(Collected data entries)

■ ■ ■ ■

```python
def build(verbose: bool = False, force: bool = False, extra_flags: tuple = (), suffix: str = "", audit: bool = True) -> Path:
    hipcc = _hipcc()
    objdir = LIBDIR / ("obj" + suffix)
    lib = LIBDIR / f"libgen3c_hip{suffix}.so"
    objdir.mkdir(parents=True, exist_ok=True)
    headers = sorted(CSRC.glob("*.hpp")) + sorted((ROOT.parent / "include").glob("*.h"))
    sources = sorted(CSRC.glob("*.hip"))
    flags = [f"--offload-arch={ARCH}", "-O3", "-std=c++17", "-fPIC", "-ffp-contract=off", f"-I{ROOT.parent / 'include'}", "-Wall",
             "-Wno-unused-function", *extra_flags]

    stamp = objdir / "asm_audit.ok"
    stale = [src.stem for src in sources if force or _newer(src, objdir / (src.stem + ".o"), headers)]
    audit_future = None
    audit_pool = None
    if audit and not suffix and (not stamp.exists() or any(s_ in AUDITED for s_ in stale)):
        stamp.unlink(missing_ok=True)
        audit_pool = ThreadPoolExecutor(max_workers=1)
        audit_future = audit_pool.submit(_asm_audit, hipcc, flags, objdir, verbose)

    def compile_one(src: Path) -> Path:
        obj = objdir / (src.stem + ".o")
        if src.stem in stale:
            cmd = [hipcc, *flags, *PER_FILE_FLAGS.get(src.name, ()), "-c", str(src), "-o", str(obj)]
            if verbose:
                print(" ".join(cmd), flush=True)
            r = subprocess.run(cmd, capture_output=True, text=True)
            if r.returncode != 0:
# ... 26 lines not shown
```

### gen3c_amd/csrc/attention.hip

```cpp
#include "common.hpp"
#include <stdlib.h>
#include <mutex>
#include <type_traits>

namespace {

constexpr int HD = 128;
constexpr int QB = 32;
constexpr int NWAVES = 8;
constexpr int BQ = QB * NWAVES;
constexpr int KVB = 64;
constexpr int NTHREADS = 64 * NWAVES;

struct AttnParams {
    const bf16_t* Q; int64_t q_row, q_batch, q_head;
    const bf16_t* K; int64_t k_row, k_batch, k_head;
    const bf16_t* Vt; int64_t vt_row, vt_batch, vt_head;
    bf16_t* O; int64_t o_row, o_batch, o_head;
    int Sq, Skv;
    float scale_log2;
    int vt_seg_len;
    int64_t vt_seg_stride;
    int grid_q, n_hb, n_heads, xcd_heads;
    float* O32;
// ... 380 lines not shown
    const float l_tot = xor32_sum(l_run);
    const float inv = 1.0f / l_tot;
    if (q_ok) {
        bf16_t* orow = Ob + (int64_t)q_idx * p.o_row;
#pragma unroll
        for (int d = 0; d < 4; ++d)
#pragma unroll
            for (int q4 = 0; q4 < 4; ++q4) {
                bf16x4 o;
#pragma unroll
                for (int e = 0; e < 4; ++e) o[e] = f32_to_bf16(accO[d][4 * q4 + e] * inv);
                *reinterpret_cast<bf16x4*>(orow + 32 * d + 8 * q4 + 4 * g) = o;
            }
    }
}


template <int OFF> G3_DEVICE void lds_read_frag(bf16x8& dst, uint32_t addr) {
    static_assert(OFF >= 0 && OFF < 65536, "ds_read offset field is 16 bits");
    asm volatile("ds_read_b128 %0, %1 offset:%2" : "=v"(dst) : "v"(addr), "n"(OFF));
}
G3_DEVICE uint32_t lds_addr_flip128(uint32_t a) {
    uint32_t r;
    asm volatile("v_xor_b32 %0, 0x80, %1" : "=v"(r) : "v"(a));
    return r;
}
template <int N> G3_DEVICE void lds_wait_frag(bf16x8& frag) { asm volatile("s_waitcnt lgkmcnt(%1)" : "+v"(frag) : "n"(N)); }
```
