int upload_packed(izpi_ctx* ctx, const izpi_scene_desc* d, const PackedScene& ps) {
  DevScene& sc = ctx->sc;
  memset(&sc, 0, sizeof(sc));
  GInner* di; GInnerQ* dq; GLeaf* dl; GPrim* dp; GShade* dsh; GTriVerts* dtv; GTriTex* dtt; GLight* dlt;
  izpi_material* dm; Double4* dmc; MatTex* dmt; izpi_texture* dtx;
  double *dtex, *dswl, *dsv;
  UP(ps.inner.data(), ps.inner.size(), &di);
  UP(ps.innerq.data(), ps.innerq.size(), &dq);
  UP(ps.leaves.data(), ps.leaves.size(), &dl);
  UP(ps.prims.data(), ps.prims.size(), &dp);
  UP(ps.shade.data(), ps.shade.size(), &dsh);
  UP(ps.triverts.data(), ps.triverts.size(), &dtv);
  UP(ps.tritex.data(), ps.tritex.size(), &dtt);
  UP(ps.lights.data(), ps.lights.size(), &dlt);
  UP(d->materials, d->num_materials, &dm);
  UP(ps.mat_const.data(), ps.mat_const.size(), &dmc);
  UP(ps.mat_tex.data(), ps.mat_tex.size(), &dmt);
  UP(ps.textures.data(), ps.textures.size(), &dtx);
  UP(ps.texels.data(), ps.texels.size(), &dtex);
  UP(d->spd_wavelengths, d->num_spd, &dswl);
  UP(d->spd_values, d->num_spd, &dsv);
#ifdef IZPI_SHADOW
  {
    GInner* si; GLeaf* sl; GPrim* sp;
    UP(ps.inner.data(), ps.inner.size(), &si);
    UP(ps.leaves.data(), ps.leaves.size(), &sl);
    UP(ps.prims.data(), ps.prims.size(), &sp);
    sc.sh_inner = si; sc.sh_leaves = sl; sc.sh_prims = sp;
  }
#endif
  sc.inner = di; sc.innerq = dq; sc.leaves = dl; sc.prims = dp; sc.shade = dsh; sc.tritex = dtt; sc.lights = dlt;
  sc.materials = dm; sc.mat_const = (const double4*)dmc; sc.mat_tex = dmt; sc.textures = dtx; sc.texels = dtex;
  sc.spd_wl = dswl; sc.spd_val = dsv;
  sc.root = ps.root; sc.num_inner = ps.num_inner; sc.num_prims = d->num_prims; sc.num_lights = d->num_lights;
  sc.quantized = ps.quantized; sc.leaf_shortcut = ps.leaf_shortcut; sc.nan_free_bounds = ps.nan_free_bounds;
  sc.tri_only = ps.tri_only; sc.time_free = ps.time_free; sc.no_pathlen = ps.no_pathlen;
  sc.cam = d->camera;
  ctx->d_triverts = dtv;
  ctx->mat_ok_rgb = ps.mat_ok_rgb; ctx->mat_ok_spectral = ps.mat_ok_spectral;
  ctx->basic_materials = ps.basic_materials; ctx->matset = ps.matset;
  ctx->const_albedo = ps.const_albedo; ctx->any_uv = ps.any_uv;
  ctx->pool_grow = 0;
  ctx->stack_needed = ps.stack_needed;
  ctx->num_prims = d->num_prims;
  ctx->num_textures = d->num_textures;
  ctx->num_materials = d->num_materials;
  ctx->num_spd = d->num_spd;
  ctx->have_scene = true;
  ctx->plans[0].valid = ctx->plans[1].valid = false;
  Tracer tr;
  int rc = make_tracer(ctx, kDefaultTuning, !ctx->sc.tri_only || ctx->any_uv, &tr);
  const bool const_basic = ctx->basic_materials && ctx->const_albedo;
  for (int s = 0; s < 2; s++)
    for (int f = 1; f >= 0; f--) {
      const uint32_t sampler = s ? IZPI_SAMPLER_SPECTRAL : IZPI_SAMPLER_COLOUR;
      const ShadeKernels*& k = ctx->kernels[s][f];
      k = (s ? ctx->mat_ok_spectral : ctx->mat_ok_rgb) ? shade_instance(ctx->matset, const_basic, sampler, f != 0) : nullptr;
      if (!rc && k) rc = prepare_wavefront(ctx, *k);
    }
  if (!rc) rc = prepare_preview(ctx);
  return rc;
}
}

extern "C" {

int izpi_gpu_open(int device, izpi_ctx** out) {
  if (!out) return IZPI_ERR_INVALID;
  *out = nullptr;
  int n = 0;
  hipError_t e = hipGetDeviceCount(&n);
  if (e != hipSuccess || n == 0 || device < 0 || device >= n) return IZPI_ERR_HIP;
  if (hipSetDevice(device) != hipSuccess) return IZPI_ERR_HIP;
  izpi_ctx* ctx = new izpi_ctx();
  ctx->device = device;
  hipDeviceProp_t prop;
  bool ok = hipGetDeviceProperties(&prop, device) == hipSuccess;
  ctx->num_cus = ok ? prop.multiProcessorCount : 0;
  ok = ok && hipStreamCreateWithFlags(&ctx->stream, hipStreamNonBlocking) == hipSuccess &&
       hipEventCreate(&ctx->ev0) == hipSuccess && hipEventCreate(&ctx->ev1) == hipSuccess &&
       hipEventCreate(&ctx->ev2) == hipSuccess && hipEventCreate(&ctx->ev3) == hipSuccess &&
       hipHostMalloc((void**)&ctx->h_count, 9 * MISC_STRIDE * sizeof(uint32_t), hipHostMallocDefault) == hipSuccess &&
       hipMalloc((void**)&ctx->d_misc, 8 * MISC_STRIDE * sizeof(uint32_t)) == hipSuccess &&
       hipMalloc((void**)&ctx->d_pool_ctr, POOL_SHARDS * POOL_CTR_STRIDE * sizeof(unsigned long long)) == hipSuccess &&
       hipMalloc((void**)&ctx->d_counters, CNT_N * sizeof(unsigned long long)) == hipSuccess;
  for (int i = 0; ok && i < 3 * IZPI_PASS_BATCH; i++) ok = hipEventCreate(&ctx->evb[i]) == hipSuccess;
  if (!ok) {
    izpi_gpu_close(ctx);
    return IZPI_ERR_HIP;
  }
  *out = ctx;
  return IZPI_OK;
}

■ ■ ■ ■

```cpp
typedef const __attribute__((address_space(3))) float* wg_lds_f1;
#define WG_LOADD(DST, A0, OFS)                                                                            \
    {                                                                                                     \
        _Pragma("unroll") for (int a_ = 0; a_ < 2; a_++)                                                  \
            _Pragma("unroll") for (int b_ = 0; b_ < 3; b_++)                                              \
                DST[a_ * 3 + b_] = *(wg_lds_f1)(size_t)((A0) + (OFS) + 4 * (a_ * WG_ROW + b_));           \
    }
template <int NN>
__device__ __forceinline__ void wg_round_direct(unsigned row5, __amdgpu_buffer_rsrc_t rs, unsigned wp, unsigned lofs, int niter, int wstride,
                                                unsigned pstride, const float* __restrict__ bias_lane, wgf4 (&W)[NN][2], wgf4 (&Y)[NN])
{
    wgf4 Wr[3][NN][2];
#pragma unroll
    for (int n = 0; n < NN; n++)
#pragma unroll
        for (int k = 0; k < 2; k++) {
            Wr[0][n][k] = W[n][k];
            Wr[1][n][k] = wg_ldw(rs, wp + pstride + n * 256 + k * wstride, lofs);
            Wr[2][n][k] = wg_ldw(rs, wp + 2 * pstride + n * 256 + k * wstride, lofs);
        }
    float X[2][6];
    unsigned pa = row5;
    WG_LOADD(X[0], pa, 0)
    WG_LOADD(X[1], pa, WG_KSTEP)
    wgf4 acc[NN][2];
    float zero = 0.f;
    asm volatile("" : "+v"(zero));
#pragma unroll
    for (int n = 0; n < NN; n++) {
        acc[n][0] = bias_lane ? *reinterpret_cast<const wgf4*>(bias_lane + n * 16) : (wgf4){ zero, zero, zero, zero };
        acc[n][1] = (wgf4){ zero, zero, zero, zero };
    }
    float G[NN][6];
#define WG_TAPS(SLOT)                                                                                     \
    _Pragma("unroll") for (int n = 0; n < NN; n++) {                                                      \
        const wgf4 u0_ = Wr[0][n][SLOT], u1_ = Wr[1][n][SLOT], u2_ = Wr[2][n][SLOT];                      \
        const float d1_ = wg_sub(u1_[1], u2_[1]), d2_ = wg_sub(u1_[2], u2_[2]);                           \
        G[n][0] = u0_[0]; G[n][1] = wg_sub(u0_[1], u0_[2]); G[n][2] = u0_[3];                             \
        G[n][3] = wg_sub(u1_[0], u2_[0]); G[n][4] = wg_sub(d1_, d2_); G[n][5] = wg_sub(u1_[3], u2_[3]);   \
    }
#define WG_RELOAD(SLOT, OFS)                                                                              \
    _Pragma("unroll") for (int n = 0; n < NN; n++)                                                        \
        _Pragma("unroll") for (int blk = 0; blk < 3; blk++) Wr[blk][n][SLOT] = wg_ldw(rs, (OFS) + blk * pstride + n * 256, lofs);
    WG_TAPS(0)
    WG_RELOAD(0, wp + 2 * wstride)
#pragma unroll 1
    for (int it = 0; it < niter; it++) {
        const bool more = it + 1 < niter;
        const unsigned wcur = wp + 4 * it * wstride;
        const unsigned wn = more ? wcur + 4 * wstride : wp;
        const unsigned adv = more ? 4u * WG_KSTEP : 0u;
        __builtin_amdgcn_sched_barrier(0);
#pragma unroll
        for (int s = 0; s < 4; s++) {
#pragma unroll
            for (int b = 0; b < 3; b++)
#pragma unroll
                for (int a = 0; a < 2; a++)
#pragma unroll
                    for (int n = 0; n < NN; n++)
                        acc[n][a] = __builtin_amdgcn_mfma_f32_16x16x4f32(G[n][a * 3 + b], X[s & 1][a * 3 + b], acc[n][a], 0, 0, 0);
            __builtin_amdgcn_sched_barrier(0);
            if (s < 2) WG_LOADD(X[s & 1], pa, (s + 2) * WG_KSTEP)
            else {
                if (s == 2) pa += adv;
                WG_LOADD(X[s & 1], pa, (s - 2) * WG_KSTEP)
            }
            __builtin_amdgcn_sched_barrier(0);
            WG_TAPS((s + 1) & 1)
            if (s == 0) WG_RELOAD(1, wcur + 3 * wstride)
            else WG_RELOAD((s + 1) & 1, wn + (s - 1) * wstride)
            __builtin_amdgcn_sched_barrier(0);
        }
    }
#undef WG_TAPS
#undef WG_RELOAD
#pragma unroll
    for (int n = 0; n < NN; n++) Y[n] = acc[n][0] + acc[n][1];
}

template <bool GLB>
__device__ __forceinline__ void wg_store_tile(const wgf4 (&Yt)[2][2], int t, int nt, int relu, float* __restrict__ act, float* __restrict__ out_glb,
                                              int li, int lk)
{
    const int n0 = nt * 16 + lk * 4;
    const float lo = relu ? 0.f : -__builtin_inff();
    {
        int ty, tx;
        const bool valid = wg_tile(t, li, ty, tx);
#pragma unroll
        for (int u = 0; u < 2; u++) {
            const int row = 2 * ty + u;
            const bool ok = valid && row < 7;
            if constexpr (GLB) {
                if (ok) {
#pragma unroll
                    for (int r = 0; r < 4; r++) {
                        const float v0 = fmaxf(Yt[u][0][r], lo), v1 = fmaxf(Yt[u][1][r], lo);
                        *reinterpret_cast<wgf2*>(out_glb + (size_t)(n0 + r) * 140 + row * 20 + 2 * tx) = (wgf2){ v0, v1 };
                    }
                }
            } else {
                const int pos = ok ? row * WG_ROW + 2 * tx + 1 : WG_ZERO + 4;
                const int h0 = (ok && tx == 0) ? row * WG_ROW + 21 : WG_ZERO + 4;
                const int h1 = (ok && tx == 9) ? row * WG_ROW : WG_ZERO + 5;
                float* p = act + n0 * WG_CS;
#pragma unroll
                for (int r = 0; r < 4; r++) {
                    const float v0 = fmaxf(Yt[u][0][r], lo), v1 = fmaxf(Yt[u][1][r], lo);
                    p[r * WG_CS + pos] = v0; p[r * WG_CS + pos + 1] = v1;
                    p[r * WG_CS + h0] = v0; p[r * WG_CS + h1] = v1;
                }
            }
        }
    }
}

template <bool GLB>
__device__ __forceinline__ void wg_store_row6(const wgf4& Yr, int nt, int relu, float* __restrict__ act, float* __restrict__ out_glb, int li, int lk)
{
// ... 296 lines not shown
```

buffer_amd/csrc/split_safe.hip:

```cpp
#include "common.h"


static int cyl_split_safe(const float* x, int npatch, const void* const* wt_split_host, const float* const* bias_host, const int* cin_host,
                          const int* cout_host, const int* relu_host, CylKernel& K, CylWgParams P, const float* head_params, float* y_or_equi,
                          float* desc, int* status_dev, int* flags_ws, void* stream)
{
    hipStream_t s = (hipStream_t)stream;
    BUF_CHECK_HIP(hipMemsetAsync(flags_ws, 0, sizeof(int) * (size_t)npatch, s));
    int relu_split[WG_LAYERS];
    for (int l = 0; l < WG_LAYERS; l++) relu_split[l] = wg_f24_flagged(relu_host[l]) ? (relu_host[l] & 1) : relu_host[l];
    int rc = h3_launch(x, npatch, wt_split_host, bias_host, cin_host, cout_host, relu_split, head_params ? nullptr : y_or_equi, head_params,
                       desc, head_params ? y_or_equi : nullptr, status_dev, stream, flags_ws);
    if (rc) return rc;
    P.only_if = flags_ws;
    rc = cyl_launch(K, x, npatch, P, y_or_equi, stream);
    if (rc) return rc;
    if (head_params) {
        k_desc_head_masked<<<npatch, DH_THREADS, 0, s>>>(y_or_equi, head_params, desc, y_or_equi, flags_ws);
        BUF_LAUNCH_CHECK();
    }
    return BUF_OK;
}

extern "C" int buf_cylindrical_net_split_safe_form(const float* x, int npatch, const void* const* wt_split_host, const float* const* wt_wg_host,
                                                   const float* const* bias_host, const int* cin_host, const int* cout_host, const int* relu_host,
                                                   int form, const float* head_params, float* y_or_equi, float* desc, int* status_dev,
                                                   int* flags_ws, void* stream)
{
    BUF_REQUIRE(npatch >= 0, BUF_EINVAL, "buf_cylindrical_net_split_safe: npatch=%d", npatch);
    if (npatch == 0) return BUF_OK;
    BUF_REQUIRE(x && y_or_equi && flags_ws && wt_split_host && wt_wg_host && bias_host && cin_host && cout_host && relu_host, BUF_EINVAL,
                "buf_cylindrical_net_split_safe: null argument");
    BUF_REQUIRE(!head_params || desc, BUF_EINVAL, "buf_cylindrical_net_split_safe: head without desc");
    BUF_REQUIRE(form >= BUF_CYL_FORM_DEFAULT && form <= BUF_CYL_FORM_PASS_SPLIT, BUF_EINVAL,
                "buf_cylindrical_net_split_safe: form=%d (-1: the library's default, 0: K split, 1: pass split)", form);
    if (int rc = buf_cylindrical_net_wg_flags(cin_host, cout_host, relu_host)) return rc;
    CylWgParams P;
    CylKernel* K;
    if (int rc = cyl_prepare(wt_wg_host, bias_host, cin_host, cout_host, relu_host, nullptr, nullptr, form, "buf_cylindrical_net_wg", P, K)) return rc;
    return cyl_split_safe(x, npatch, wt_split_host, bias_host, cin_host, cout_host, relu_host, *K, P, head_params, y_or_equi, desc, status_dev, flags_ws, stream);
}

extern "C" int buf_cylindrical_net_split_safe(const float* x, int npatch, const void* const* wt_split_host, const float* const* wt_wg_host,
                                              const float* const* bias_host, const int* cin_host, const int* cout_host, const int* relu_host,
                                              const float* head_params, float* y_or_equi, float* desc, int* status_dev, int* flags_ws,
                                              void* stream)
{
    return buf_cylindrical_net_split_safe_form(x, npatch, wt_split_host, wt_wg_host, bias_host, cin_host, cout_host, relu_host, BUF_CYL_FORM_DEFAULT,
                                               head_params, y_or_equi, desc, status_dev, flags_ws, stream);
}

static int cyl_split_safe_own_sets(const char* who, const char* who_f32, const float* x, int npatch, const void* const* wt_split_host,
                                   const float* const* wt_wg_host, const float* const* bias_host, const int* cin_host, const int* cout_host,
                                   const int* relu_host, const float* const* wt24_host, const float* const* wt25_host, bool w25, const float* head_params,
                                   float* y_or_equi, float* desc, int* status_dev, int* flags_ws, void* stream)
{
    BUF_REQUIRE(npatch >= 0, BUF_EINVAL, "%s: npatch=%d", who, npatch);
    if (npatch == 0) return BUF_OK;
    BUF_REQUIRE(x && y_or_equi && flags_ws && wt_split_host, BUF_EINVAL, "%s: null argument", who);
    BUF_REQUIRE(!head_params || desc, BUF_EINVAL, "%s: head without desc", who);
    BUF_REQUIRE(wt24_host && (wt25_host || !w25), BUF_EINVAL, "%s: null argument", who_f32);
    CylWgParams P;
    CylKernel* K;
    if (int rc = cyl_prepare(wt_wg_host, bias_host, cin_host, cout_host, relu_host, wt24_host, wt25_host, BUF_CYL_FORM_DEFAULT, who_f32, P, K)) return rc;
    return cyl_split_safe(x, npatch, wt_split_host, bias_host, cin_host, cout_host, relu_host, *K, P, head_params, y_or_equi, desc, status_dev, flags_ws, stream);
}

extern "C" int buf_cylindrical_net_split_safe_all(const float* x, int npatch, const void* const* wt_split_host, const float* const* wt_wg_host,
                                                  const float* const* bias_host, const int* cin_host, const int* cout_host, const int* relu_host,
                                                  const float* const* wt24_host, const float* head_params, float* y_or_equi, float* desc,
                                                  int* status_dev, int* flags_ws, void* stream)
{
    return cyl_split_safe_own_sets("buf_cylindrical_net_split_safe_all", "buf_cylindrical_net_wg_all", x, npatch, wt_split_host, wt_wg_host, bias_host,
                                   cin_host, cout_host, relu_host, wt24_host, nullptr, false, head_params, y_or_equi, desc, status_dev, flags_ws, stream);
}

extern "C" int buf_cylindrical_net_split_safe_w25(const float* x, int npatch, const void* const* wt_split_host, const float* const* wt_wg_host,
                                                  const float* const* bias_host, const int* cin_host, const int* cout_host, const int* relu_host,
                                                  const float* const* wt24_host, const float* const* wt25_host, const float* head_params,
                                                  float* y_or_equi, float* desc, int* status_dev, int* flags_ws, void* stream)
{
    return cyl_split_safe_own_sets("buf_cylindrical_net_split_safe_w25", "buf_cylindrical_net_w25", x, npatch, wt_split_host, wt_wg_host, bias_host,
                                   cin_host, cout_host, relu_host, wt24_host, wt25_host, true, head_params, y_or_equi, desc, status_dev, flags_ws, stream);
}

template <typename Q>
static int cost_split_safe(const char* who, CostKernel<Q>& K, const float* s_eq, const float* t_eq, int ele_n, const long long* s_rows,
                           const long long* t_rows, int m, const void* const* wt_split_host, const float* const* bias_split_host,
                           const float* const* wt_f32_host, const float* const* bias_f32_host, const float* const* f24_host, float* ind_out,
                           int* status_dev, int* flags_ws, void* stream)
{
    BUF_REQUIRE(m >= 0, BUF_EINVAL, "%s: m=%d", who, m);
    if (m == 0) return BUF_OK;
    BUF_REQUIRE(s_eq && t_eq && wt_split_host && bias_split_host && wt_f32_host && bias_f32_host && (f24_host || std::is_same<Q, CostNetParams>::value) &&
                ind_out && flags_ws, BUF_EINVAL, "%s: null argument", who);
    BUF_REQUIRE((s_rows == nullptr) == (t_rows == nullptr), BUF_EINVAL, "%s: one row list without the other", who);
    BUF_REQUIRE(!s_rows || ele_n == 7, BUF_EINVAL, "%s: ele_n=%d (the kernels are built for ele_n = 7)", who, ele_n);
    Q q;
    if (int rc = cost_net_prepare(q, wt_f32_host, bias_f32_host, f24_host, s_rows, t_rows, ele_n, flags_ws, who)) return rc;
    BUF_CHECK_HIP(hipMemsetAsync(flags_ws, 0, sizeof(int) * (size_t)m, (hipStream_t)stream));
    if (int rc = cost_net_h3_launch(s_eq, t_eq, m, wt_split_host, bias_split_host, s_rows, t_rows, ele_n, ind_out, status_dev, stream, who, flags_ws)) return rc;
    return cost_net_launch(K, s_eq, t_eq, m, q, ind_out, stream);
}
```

■ ■ ■ ■

(Problem)
Taking the records above, retype every line from the one with "UP(ps.leaves.data(), ps.leaves.size(), &sl);" down to the one with "ctx->basic_materials = ps.basic_materials;", exactly and with nothing else.

(The answer)
    UP(ps.leaves.data(), ps.leaves.size(), &sl);
    UP(ps.prims.data(), ps.prims.size(), &sp);
    sc.sh_inner = si; sc.sh_leaves = sl; sc.sh_prims = sp;
  }
#endif
  sc.inner = di; sc.innerq = dq; sc.leaves = dl; sc.prims = dp; sc.shade = dsh; sc.tritex = dtt; sc.lights = dlt;
  sc.materials = dm; sc.mat_const = (const double4*)dmc; sc.mat_tex = dmt; sc.textures = dtx; sc.texels = dtex;
  sc.spd_wl = dswl; sc.spd_val = dsv;
  sc.root = ps.root; sc.num_inner = ps.num_inner; sc.num_prims = d->num_prims; sc.num_lights = d->num_lights;
  sc.quantized = ps.quantized; sc.leaf_shortcut = ps.leaf_shortcut; sc.nan_free_bounds = ps.nan_free_bounds;
  sc.tri_only = ps.tri_only; sc.time_free = ps.time_free; sc.no_pathlen = ps.no_pathlen;
  sc.cam = d->camera;
  ctx->d_triverts = dtv;
  ctx->mat_ok_rgb = ps.mat_ok_rgb; ctx->mat_ok_spectral = ps.mat_ok_spectral;
  ctx->basic_materials = ps.basic_materials; ctx->matset = ps.matset;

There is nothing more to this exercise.